PARIS (Reuters) - Surnommé "Abou Issen", Chérif Kouachi, recherché avec son frère Saïd après la fusillade à Charlie Hebdo, est un suspect bien connu des services antiterroristes français pour son implication dans la filière djihadiste dite "des Buttes Chaumont".
Quelques heures après la tuerie qui a fait 12 morts et suscité une vague d'émotion, un avis de recherche a été diffusé mercredi soir avec les noms et les photos des deux hommes, âgés respectivement de 32 et 34 ans, habitant le XIXe arrondissement de Paris et "susceptibles d'être armés et dangereux".
Les soupçons des enquêteurs se sont portés sur la fratrie après la découverte de la carte d'identité d'un des deux hommes dans la Citroën C3 qu'ils ont abandonnée dans leur fuite près de la porte de Pantin à Paris, selon une source policière.
Après la mort de ses deux parents immigrés d’Algérie et une enfance passée en foyer à Rennes, où il passe son brevet d'éducateur sportif, le plus jeune des frères, Chérif Kouachi, s'installe à Paris avec son frère Saïd Kouachi et travaille comme livreur de pizzas, raconte Libération.
Au début des années 2000, les deux frères fréquentent la mosquée Adda'wa située dans le quartier de Stalingrad à proximité des Buttes Chaumont, dans le XIXe arrondissement, et dirigée par le prédicateur Farid Benyettou.
Accusé d'être à la tête d'une filière de recrutement et d'acheminement de djihadistes pour la branche irakienne d'Al Qaïda, ce dernier sera condamné à six ans de prison ferme à l'issue du procès en mai 2008.
"Farid Benyettou apportait à ces jeunes un soutien religieux et idéologique pour conforter leur désir de partir", dit à Reuters Me Christophe Grignard, qui était son avocat à l'époque.
Interpellé en janvier 2005 alors qu'il s'apprêtait à prendre l'avion pour la Syrie afin de se battre en Irak aux côtés des insurgés islamistes, Chérif Kouachi est lui condamné le 14 mai 2008 à trois ans de prison, dont 18 mois avec sursis.
"Plus le départ approchait, plus je voulais revenir en arrière.
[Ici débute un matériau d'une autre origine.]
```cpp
typedef struct acattn_tail_saved {
  float* h1;
  float* st1;
  float* a;
  float* act;
  float* h3;
  float* st2;
  float* out;
  float* gelu_grad;
} acattn_tail_saved;

typedef struct acattn_tail_bwd_io {
  const float* d_out;
// ... 2 lines not shown
  float* d_h1;
  float* d_h2;
  float* d_h3;
  float* dgb_part;
  void* workspace;
} acattn_tail_bwd_io;

int acattn_layer_tail_supported(int32_t H, int32_t I);
int acattn_layer_tail_fwd(const acattn_tail_problem* p, const acattn_tail_saved* saved, void* stream);
int acattn_layer_tail_bwd(const acattn_tail_problem* p, const acattn_tail_saved* saved, const acattn_tail_bwd_io* io,
                          void* stream);
int32_t acattn_layer_tail_bwd_partial_rows(int32_t rows);
int32_t acattn_layer_tail_bwd_partial_rows_for(int32_t rows, int32_t H);
int64_t acattn_layer_tail_bwd_workspace_bytes(int32_t H, int32_t I);
int acattn_select_layer_tail_blocks(int nb);

typedef struct acattn_proj_problem {
  int32_t rows, H, G;
  const float* x;
  const float *wq, *bq;
  const float *wk, *bk;
  const float *wv, *bv;
  const float *waq, *baq;
  const float *wak, *bak;
  const float *wg, *bg;
  const float *w_order, *b_order, *w_dist, *b_dist;
  int32_t n_heads, L;
} acattn_proj_problem;

typedef struct acattn_proj_out {
// ... 76 lines not shown
```

Baseline: 483,900 user-sequences/sec.

## Pre-split tail weights into MFMA-ready bf16 planes once per forward

Adds a kernel that converts the layer-tail weights (dense, FFN up and FFN down, plus their transposes) into pre-permuted three-way split planes laid out as MFMA fragments. New split-precision forward and backward tail kernels load these planes directly instead of splitting weights in every wave. The intent is to remove repeated per-block weight conversion and strided weight loads. The cost is an extra kernel launch and a planes buffer per forward, saved for backward. The path is used only when split products are selected and rows are not on the staged path.

```diff
diff --git a/ac_tsr_amd/_lib.py b/ac_tsr_amd/_lib.py
--- a/ac_tsr_amd/_lib.py
+++ b/ac_tsr_amd/_lib.py
@@ -9,7 +9,7 @@
 LIB_PATH = os.environ.get("ACATTN_LIB") or os.path.join(CSRC, "libacattn.so")
 HEADER_PATH = os.path.join(os.path.dirname(_HERE), "include", "acattn.h")
 
-ABI_VERSION = 30
+ABI_VERSION = 31
 MAX_MASKS = 8
 NSTAT = 8
 MASK_STRUCTURED, MASK_DENSE_LL, MASK_DENSE_L = 0, 1, 2
@@ -100,7 +100,7 @@
                 ("g1", _f), ("b1", _f), ("w1", _f), ("bb1", _f), ("w2", _f), ("bb2", _f), ("g2", _f), ("b2", _f),
                 ("eps1", C.c_float), ("eps2", C.c_float), ("p1", C.c_float), ("p2", C.c_float), ("keep1", _f),
                 ("keep2", _f), ("seed1", C.c_uint64), ("seed2", C.c_uint64), ("seed_device", _f), ("src_index", _f),
-                ("src_R", C.c_int32), ("src_L", C.c_int32)]
+                ("src_R", C.c_int32), ("src_L", C.c_int32), ("split_planes", _f)]
 
 
 class TailSaved(C.Structure):
@@ -155,6 +155,8 @@
     "acattn_layer_tail_bwd_partial_rows_for": (C.c_int32, [C.c_int32, C.c_int32]),
     "acattn_layer_tail_bwd_workspace_bytes": (C.c_int64, [C.c_int32, C.c_int32]),
     "acattn_select_layer_tail_blocks": (C.c_int, [C.c_int]),
+    "acattn_layer_tail_split_bytes": (C.c_int64, [C.c_int32, C.c_int32, C.c_int32]),
+    "acattn_layer_tail_split_weights": (C.c_int, [C.POINTER(TailProblem), C.c_void_p, C.c_void_p]),
     "acattn_adam_step": (C.c_int, [C.POINTER(AdamGroup), C.c_double, C.c_double, C.c_double, C.c_double, C.c_double, _f,
                                    C.c_void_p]),
     "acattn_dense_ce_fwd": (C.c_int, [_f, C.c_int64, C.c_int64, _f, _f, _f, C.c_void_p]),
diff --git a/ac_tsr_amd/csrc/acattn_api.hip b/ac_tsr_amd/csrc/acattn_api.hip
--- a/ac_tsr_amd/csrc/acattn_api.hip
+++ b/ac_tsr_amd/csrc/acattn_api.hip
@@ -261,6 +261,8 @@
   if (!(p->p1 >= 0.f && p->p1 < 1.f) || !(p->p2 >= 0.f && p->p2 < 1.f)) return fail("dropout probabilities must be in [0, 1)");
   if (!s->h1 || !s->st1 || !s->a || !s->h3 || !s->st2) return fail("layer tail: saved tensors must be non-NULL");
   if (p->src_index && (p->src_R < 1 || p->src_L < 1)) return fail("layer tail: src_index needs src_R, src_L >= 1");
+  if (p->split_planes && p->H != 64) return fail("layer tail: split_planes is for hidden 64 only");
+  if (((uintptr_t)p->split_planes & 15) != 0) return fail("layer tail: split_planes must be 16-byte aligned");
   return 0;
 }
 
@@ -270,6 +272,19 @@
 int32_t acattn_layer_tail_bwd_partial_rows_for(int32_t rows, int32_t H) { return acattn_tail_bwd_partial_rows_h(rows, H); }
 int64_t acattn_layer_tail_bwd_workspace_bytes(int32_t H, int32_t I) {
   return acattn_tail_supported(H, I) ? acattn_tail_bwd_ws_bytes(H, I) : -1;
+}
+
+int64_t acattn_layer_tail_split_bytes(int32_t H, int32_t I, int32_t rows) {
+  return acattn_tail_supported(H, I) && rows > 0 ? acattn_tail_split_bytes(H, I, rows) : 0;
+}
+
+int acattn_layer_tail_split_weights(const acattn_tail_problem* p, void* planes, void* stream) {
+  if (!p || !planes || !p->wd || !p->w1 || !p->w2) return fail("layer tail split planes: problem, weights and planes must be non-NULL");
+  if (p->H != 64 || (p->I != 256 && p->I != 128)) return fail("layer tail split planes: hidden 64, inner 256 or 128 only");
+  if (((uintptr_t)planes & 15) != 0) return fail("layer tail split planes: planes must be 16-byte aligned");
+  const int rc = acattn_launch_tail_split(*p, planes, (hipStream_t)stream);
+  if (rc > 0) snprintf(g_err, sizeof(g_err), "HIP launch failed: %s", hipGetErrorString((hipError_t)rc));
+  return rc;
 }
 
 int acattn_select_layer_tail_blocks(int nb) {
diff --git a/ac_tsr_amd/csrc/acattn_common.h b/ac_tsr_amd/csrc/acattn_common.h
--- a/ac_tsr_amd/csrc/acattn_common.h
+++ b/ac_tsr_amd/csrc/acattn_common.h
@@ -287,6 +287,8 @@
 int acattn_tail_bwd_partial_rows_h(int rows, int H);
 int64_t acattn_tail_bwd_ws_bytes(int H, int I);
 int acattn_select_tail_nb(int nb);
+int64_t acattn_tail_split_bytes(int H, int I, int rows);
+int acattn_launch_tail_split(const acattn_tail_problem& p, void* planes, hipStream_t stream);
 int acattn_launch_tail_fwd(const acattn_tail_problem& p, const acattn_tail_saved& s, hipStream_t stream);
 int acattn_launch_tail_bwd(const acattn_tail_problem& p, const acattn_tail_saved& s, const acattn_tail_bwd_io& io,
                            hipStream_t stream);
diff --git a/ac_tsr_amd/csrc/acattn_tail.hip b/ac_tsr_amd/csrc/acattn_tail.hip
--- a/ac_tsr_amd/csrc/acattn_tail.hip
+++ b/ac_tsr_amd/csrc/acattn_tail.hip
@@ -1,9 +1,11 @@
 #include <stdlib.h>
+#include <string.h>
 
 #include <algorithm>
 
 #include "acattn_common.h"
 #include "acattn_rowops.h"
+#include "acattn_split.h"
 #include "acattn_wstage.h"
 
 int acattn_tail_bwd_partial_rows(int rows);
@@ -484,6 +486,399 @@
   }
 }
 
+
+template <int I>
+struct TailPlanes {
+  static constexpr int SQ = 64 * 64 * 3 / 8, RECT = I * 64 * 3 / 8;
+  static constexpr int FWD_D = 0, FWD_1 = SQ, FWD_2 = SQ + RECT;
+  static constexpr int BWD_D = SQ + 2 * RECT, BWD_1 = 2 * SQ + 2 * RECT, BWD_2 = 2 * SQ + 3 * RECT;
+  static constexpr int TOTAL = 2 * SQ + 4 * RECT;
+};
+
+__device__ __forceinline__ int tail_kperm(int s, int g, int j) { return 32 * s + 16 * (j >> 2) + 4 * g + (j & 3); }
+
+template <int I>
+__global__ void __launch_bounds__(256) tail_split_planes_kernel(const float* wd, const float* w1, const float* w2, b8* planes) {
+  using L = TailPlanes<I>;
+  const int mtx = blockIdx.y, which = mtx % 3;
+  const bool T = mtx >= 3;
+  const float* w = which == 0 ? wd : which == 1 ? w1 : w2;
+  const int M = which == 0 ? 64 : ((which == 1) != T ? I : 64), K = (which == 0 ? 64 * 64 : 64 * I) / M, KS = K / 32;
+  b8* dst = planes + (mtx == 0 ? L::FWD_D : mtx == 1 ? L::FWD_1 : mtx == 2 ? L::FWD_2 : mtx == 3 ? L::BWD_D : mtx == 4 ? L::BWD_1 : L::BWD_2);
+  const int idx = blockIdx.x * 256 + threadIdx.x;
+  if (idx >= (M / 16) * KS * 64) return;
+  const int lane = idx & 63, f = idx >> 6, mt = f / KS, s = f % KS, c = lane & 15, g = lane >> 4, m = 16 * mt + c;
+  float x[8];
+#pragma unroll
+  for (int j = 0; j < 8; ++j) {
+    const int k = tail_kperm(s, g, j);
+    x[j] = T ? w[(size_t)k * M + m] : w[(size_t)m * K + k];
+  }
+  b8 p[3];
+  split8(x, p[0], p[1], p[2]);
+#pragma unroll
+  for (int q = 0; q < 3; ++q) dst[((size_t)f * 3 + q) * 64 + lane] = p[q];
+}
+
+template <int KS>
+__device__ __forceinline__ void load_frag(const b8* mat, int mt, int s, int lane, b8 (&a)[3]) {
+#pragma unroll
+  for (int q = 0; q < 3; ++q) a[q] = mat[((mt * KS + s) * 3 + q) * 64 + lane];
+}
+
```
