@@ -1945,14 +2033,16 @@
         const int steps = std::min((np + pipeWgs - 1) / pipeWgs, PIPE_MAX_STEPS);
         const int grid = 8 * (((np + steps - 1) / steps + 7) / 8);
         const int* tab = R.d_table + (size_t)p0 * 16;
+        FinFold f;
+        if (fin && pofs == 0 && (ndot == 1 || ndot == 2) && grid <= RED1_SINGLE_MAX) { f = *fin; c->last_dots_folded = true; }
         if (ndot == 0)
-            hipExtLaunchKernelGGL((k_spmv_pipe_st<0, true>), dim3(grid), dim3(64), 0, c->stream, e0, e1, 0, np, rsched, R.d_word, R.d_koff, tab, c->d_R, x, y, w0, part, c->npart, c->d_done, xs, uadd, (const double*)nullptr);
+            hipExtLaunchKernelGGL((k_spmv_pipe_st<0, true>), dim3(grid), dim3(64), 0, c->stream, e0, e1, 0, np, rsched, R.d_word, R.d_koff, tab, c->d_R, x, y, w0, part, c->npart, c->d_done, xs, uadd, (const double*)nullptr, FinFold());
         else if (ndot == 1)
-            hipExtLaunchKernelGGL((k_spmv_pipe_st<1, true>), dim3(grid), dim3(64), 0, c->stream, e0, e1, 0, np, rsched, R.d_word, R.d_koff, tab, c->d_R, x, y, w0, part, c->npart, c->d_done, xs, uadd, (const double*)nullptr);
+            hipExtLaunchKernelGGL((k_spmv_pipe_st<1, true>), dim3(grid), dim3(64), 0, c->stream, e0, e1, 0, np, rsched, R.d_word, R.d_koff, tab, c->d_R, x, y, w0, part, c->npart, c->d_done, xs, uadd, (const double*)nullptr, f);
         else if (ndot == 2)
-            hipExtLaunchKernelGGL((k_spmv_pipe_st<2, true>), dim3(grid), dim3(64), 0, c->stream, e0, e1, 0, np, rsched, R.d_word, R.d_koff, tab, c->d_R, x, y, w0, part, c->npart, c->d_done, xs, uadd, (const double*)nullptr);
+            hipExtLaunchKernelGGL((k_spmv_pipe_st<2, true>), dim3(grid), dim3(64), 0, c->stream, e0, e1, 0, np, rsched, R.d_word, R.d_koff, tab, c->d_R, x, y, w0, part, c->npart, c->d_done, xs, uadd, (const double*)nullptr, f);
         else
-            hipExtLaunchKernelGGL((k_spmv_pipe_st<3, true>), dim3(grid), dim3(64), 0, c->stream, e0, e1, 0, np, rsched, R.d_word, R.d_koff, tab, c->d_R, x, y, w0, part, c->npart, c->d_done, xs, uadd, w1);
+            hipExtLaunchKernelGGL((k_spmv_pipe_st<3, true>), dim3(grid), dim3(64), 0, c->stream, e0, e1, 0, np, rsched, R.d_word, R.d_koff, tab, c->d_R, x, y, w0, part, c->npart, c->d_done, xs, uadd, w1, FinFold());
         return ndot > 0 ? grid : 0;
     }
     const int4* sched = reinterpret_cast<const int4*>(P.tiles.d_spmvSched) + p0;
@@ -1965,13 +2055,13 @@
             const StencilForm& S = P.tiles.st;
             const int* tab = S.d_table + (size_t)p0 * 16;
             if (ndot == 0)
-                hipExtLaunchKernelGGL((k_spmv_pipe_st<0, false>), dim3(grid), dim3(64), 0, c->stream, e0, e1, 0, np, sched, S.d_word, S.d_koff, tab, c->d_A, x, y, w0, part, c->npart, c->d_done, xs, (const double*)nullptr, (const double*)nullptr);
+                hipExtLaunchKernelGGL((k_spmv_pipe_st<0, false>), dim3(grid), dim3(64), 0, c->stream, e0, e1, 0, np, sched, S.d_word, S.d_koff, tab, c->d_A, x, y, w0, part, c->npart, c->d_done, xs, (const double*)nullptr, (const double*)nullptr, FinFold());
             else if (ndot == 1)
-                hipExtLaunchKernelGGL((k_spmv_pipe_st<1, false>), dim3(grid), dim3(64), 0, c->stream, e0, e1, 0, np, sched, S.d_word, S.d_koff, tab, c->d_A, x, y, w0, part, c->npart, c->d_done, xs, (const double*)nullptr, (const double*)nullptr);
+                hipExtLaunchKernelGGL((k_spmv_pipe_st<1, false>), dim3(grid), dim3(64), 0, c->stream, e0, e1, 0, np, sched, S.d_word, S.d_koff, tab, c->d_A, x, y, w0, part, c->npart, c->d_done, xs, (const double*)nullptr, (const double*)nullptr, FinFold());
             else if (ndot == 2)
-                hipExtLaunchKernelGGL((k_spmv_pipe_st<2, false>), dim3(grid), dim3(64), 0, c->stream, e0, e1, 0, np, sched, S.d_word, S.d_koff, tab, c->d_A, x, y, w0, part, c->npart, c->d_done, xs, (const double*)nullptr, (const double*)nullptr);
+                hipExtLaunchKernelGGL((k_spmv_pipe_st<2, false>), dim3(grid), dim3(64), 0, c->stream, e0, e1, 0, np, sched, S.d_word, S.d_koff, tab, c->d_A, x, y, w0, part, c->npart, c->d_done, xs, (const double*)nullptr, (const double*)nullptr, FinFold());
             else
-                hipExtLaunchKernelGGL((k_spmv_pipe_st<3, false>), dim3(grid), dim3(64), 0, c->stream, e0, e1, 0, np, sched, S.d_word, S.d_koff, tab, c->d_A, x, y, w0, part, c->npart, c->d_done, xs, (const double*)nullptr, w1);
+                hipExtLaunchKernelGGL((k_spmv_pipe_st<3, false>), dim3(grid), dim3(64), 0, c->stream, e0, e1, 0, np, sched, S.d_word, S.d_koff, tab, c->d_A, x, y, w0, part, c->npart, c->d_done, xs, (const double*)nullptr, w1, FinFold());
             return ndot > 0 ? grid : 0;
         }
         if (ndot == 0)
@@ -2006,7 +2096,8 @@
     OPMHIP_HIP(c, hipStreamSynchronize(c->stream));
     return OPMHIP_SUCCESS;
 }
-int launch_spmv(opmhip_ctx* c, double* x, double* y, int ndot, const double* w0, double xs, bool exchange, const double* uadd, const double* w1) {
+int launch_spmv(opmhip_ctx* c, double* x, double* y, int ndot, const double* w0, double xs, bool exchange, const double* uadd, const double* w1,
+                const FinFold* fin) {
     const Pattern& P = c->pat;
     const bool wells = c->wells.num_wells > 0;
     const bool bndPlain = uadd && P.Nghost > 0 && P.tiles.nsched > P.tiles.nschedInt;
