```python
class KernGrad(Kern):
    training = True
    dropout_p = 0.0
    _drop_ctr = 0

    def __init__(self, wb):
        super().__init__(wb)
        rank = int(os.environ.get('RANK', 0))
        self.seed = ((int(getattr(wb.model, 'seed', 0)) * 1000003 + rank * 7919 + 1) & 0xffffffff)

    def _p_drop(self, site):
        attr = 'train_dropout' if site == 'unet' else 'pred_dropout'
        return float(getattr(self.wb.model, attr, 0.0))

    def linear_drop_res(self, x, wname, bname, res):
        if self._p_drop('pred') <= 0.0:
            return self.linear(x, wname, bname, residual=res)
        return AddFn.apply(res, self.dropout(self.linear(x, wname, bname), site='pred'))

    def dropout(self, x, site='unet'):
        p = self._p_drop(site)
        if p <= 0.0:
            return x
        self._drop_ctr += 1
        return DropoutFn.apply(x, p, (self.seed << 20) + self._drop_ctr,
                               getattr(self.wb.model, 'step_seed', None))

    def begin_step(self):
        m = self.wb.model
        dev = m.arena().device
        if getattr(m, 'step_seed', None) is None or m.step_seed.device != dev:
            m.step_seed = torch.zeros(1, dtype=torch.int64, device=dev)
        call('sdmi_counters_inc', _st(), seed=_p(m.step_seed))
        self._drop_ctr = 0

    def conv(self, x, wname, bname=None, *, kh=3, kw=3, stride=1, pad=(1, 1, 1, 1), ups=False,
             rowvec=None, residual=None, out_dtype=None, ldc=None):
        return GemmFn.apply(x, rowvec, residual, self.wb.anchor_for(wname), self.wb, wname, bname,
                            (kh, kw, stride, pad, ups), out_dtype, ldc)

    def linear(self, x, wnames, bnames=None, *, act=None, residual=None, out_dtype=None):
        y = GemmFn.apply(x, None, residual, self.wb.anchor_for(wnames), self.wb, wnames, bnames,
                         (0, 0, 1, (0, 0, 0, 0), False), out_dtype, None)
        return ActFn.apply(y, act) if act else y

    def gn(self, x, name, *, eps, act=None, residual=None, dropout=None, for_conv=None, rowsum_of=None):
        drop = None
        if dropout is not None:
            p = self._p_drop(dropout)
            if p > 0.0:
                self._drop_ctr += 1
                drop = (p, (self.seed << 20) + self._drop_ctr, getattr(self.wb.model, 'step_seed', None))
        f8 = self._f8_for(x, for_conv)
        y = GroupNormFn.apply(x, residual, self.wb.anchor_for(name), self.wb, name, eps, act, 0, drop,
                              getattr(rowsum_of, '_sdmi_sink', None), f8)
        if f8 is not None and len(f8) > 1:
            y._sdmi_fp8 = f8[1]
        return y

    def _f8_for(self, x, for_conv):
        return [FP8_ACT_SCALE] if (for_conv and self.fp8_ok(x, for_conv, 9, False)) else None

    def st_train(self, x, n, heads, kv):
        B, H, W, C = x.shape
        S = H * W
        if not (_ST_TRAIN and torch.is_tensor(kv) and x.dtype == torch.bfloat16 and kv.dtype == torch.bfloat16 and
                C in (256, 384) and heads * 32 == C and S % 32 == 0 and S <= 256 and kv.shape[1] <= 16 and
                kv.shape[-1] == 2 * C and kv.stride(-1) == 1 and x.is_contiguous()):
            return None
        rows = _ST_ROWS or (64 if (S % 64 == 0 and B * S // 64 >= 192) else 32)
        if S % rows or B * S // rows < _ST_TRAIN_MIN_WGS:
            return None
        return StBlockFn.apply(x, kv, self.wb.anchor_for(n), self.wb, n, heads, rows)

    def ff_out_proj(self, g, tres, xres, t, n):
        tok = self.linear(g, t + '.ff.net.2.weight', t + '.ff.net.2.bias', residual=tres)
        return self.linear(tok, n + '.proj_out.weight', n + '.proj_out.bias', residual=xres)

    def res_tail(self, h, n, skip):
        if (n + '.skip_connection.weight') in self.wb.t:
            skip = self.conv(skip, n + '.skip_connection.weight', n + '.skip_connection.bias', kh=1, kw=1,
                             pad=(0, 0, 0, 0))
        return self.conv(h, n + '.out_layers.3.weight', n + '.out_layers.3.bias', residual=skip)

    def rowvec_slices(self, rowvecs, bounds):
        if not rowvecs.requires_grad:
            return [rowvecs[:, off:off + c] for off, c in bounds]
        outs = RowvecSplitFn.apply(rowvecs, tuple(bounds))
        sink = outs[0].grad_fn.sink if hasattr(outs[0].grad_fn, 'sink') else None
        for v, (off, c) in zip(outs, bounds):
            v._sdmi_sink = (sink, off)
        return list(outs)

    def gn_fan(self, x, name, *, eps, act=None, residual=None, n_alias=1, for_conv=None):
        f8 = self._f8_for(x, for_conv)
        outs = GroupNormFn.apply(x, residual, self.wb.anchor_for(name), self.wb, name, eps, act, n_alias, None, None, f8)
        if f8 is not None and len(f8) > 1:
            outs[0]._sdmi_fp8 = f8[1]
        return outs

    def linear_fan(self, x, wnames, bnames=None):
        return GemmFn.apply(x, None, None, self.wb.anchor_for(wnames), self.wb, wnames, bnames,
                            (0, 0, 1, (0, 0, 0, 0), False), None, None, 1)

    def linear_multi(self, x, wname_list):
        wname_list = tuple(wname_list)
        return MultiLinearFn.apply(x, self.wb.anchor_for(wname_list[0]), self.wb, wname_list)

    def ln_fan(self, x, name):
        return LayerNormFn.apply(x, self.wb.anchor_for(name), self.wb, name, 1)

    def ln_linear_fan(self, x, ln_name, wnames, bnames=None, *, act=None, geglu=False, eps=1e-5):
        n, xres = self.ln_fan(x, ln_name)
        if geglu and _GEGLU_FUSE and act is None and isinstance(wnames, str) and n.dtype == torch.bfloat16 \
                and n.shape[-1] % 64 == 0:
            return GegluLinearFn.apply(n, self.wb.anchor_for(wnames), self.wb, wnames, bnames), xres
        h = self.linear(n, wnames, bnames, act=act)
        return (self.geglu(h) if geglu else h), xres

    def conv_fan(self, x, wname, bname=None, *, kh=3, kw=3, stride=1, pad=(1, 1, 1, 1), ups=False,
                 rowvec=None, residual=None, out_dtype=None, ldc=None):
        return GemmFn.apply(x, rowvec, residual, self.wb.anchor_for(wname), self.wb, wname, bname,
                            (kh, kw, stride, pad, ups), out_dtype, ldc, 1)

    def deconv(self, x, wname, bname, *, k, stride, pad, act='relu'):
        return DeconvFn.apply(x, self.wb.anchor_for(wname), self.wb, wname, bname, k, stride, pad, act)

    def broadcast_pos(self, x, pos, dtype):
        return BroadcastPosFn.apply(x, pos, dtype)

    def sa_combine(self, o, B, N):
        return SaCombineFn.apply(o, B, N)

    def ln(self, x, name):
        return LayerNormFn.apply(x, self.wb.anchor_for(name), self.wb, name)

    def attn_self(self, qkv, heads, head_dim=32):
        fits = ops.ATTN_MFMA_MAX_KV if (qkv.dtype == torch.bfloat16 and head_dim == 32) else ops.ATTN_LDS_MAX_KV
        if qkv.shape[1] > fits:
            return LongAttnFn.apply(qkv, heads, head_dim)
        return AttnFn.apply(qkv, None, heads, head_dim)

    def attn_cross(self, q, kv, heads):
        return AttnFn.apply(q, kv, heads)

    def vae_attn_core(self, qkv):
        return VaeAttnFn.apply(qkv)

    def geglu(self, h):
        return GegluFn.apply(h)

    def add_pos(self, x, pos):
        return AddPosFn.apply(x, pos)

    def shift_window(self, win, new, L):
        return ShiftWindowFn.apply(win, new, L)

    def tail_tokens(self, x, n, L):
        return TailTokensFn.apply(x, n, L)

    def concat(self, a, b):
        return ConcatFn.apply(a, b)

    def cast(self, x, dtype):
        return x if x.dtype == dtype else CastFn.apply(x, dtype)

    def lstm_cell(self, z, c_prev):
        return LstmCellFn.apply(z, c_prev)

    def pred_step(self, x, base, wrap, norm_first, state):
        return None

    def pred_tf(self, x, base, layers, heads):
        return None

    def cast_pad(self, x, dtype, cols, ldd):
        return CastPadFn.apply(x, dtype, cols, ldd)

    def slot_attention(self, kv, init, name, iters, eps):
        B, M, D2 = kv.shape
        D = D2 // 2
        if init.dim() == 2:
            init = init.unsqueeze(0).expand(B, -1, -1)
        slots = init.contiguous()
        N = slots.shape[1]
        seg = None
        for it in range(iters):
            nq, s_alias = self.ln_fan(slots, f'{name}.project_q.0')
            q = self.linear(nq, f'{name}.project_q.1.weight')
            if it + 1 < iters:
                upd, attn, kv = SaAttendFn.apply(kv, q, eps, True)
            else:
                upd, attn = SaAttendFn.apply(kv, q, eps)
            seg = attn
            gi = self.linear(upd.reshape(B * N, D), f'{name}.gru.weight_ih', f'{name}.gru.bias_ih')
            gh, prev = self.linear_fan(s_alias.reshape(B * N, D), f'{name}.gru.weight_hh',
                                       f'{name}.gru.bias_hh')
            h = GruGatesFn.apply(gi, gh, prev)
            nh, h_alias = self.ln_fan(h, f'{name}.mlp.0')
            hid = self.linear(nh, f'{name}.mlp.1.weight', f'{name}.mlp.1.bias', act='relu')
            slots = self.linear(hid, f'{name}.mlp.3.weight', f'{name}.mlp.3.bias',
                                residual=h_alias).view(B, N, D)
        return slots, seg
```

Mais si je me dégonflais, je risquais de passer pour un lâche", explique-t-il à la barre en 2008.
"Il était soulagé d'avoir été arrêté", raconte son avocat de l'époque, Me Vincent Ollivier, dans le Parisien-Aujourd'hui en France.
"APPRENTI LOSER"
Me Ollivier se souvient d'un "apprenti 'loser', d'un livreur à casquette qui fumait du haschich et livrait des pizzas pour acheter sa drogue. Un gamin paumé qui ne savait pas quoi faire de sa vie et qui, du jour au lendemain, a rencontré des gens qui lui ont donné l'impression d'être important."
Une fois en prison, il apparaît "fermé, il n'était plus dans la discussion. Ce n'était plus le même", selon l'avocat.
Deux ans plus tard, Chérif Kouachi est soupçonné de préparer l'évasion de Smaïn Ait Ali Belkacem, un des cerveaux des attentats en 1995 du RER Musée d'Orsay et Saint-Michel, ce dernier ayant fait huit morts et près de 120 blessés.
Il avait été placé en détention provisoire en mai 2010 avant d'être libéré en octobre de la même année et de bénéficier d'un non-lieu le 26 juillet 2013.
Dans son réquisitoire définitif, publié par Le Point, le procureur écrit: "En dépit de son ancrage avéré dans un islam radical, de son intérêt démontré pour les thèses défendant la légitimité du djihad armé et de ses relations avec plusieurs acteurs du dossier, et malgré une attitude pour le moins non coopérative, il ne résultait pas de l'information judiciaire des éléments démontrant l'implication de Chérif Kouachi dans le projet mené par les autres mis en examen."
Le troisième suspect de la fusillade à Charlie Hebdo s'est présenté de lui-même mercredi soir au commissariat de Charleville-Mézières, dans les Ardennes. Hamyd Mourad, 18 ans, est le beau-frère d'un des frères Kouachi, selon une source judiciaire.
Invité sur RTL jeudi matin, le Premier ministre Manuel Valls a confirmé que les frères Kouachi étaient "connus des services et parce qu'ils étaient connus des services, ils étaient suivis".
"Ces individus étaient sans doute suivis mais il n'existe pas de risque zéro", a-t-il souligné.
Le ministre de l'Intérieur Bernard Cazeneuve a de son côté indiqué, sur Europe 1, qu'il n'y avait aucune procédure judiciaire en cours les visant et qu'il "n'y avait pas d'élément particulier témoignant, les concernant, de l'imminence d'un attentat".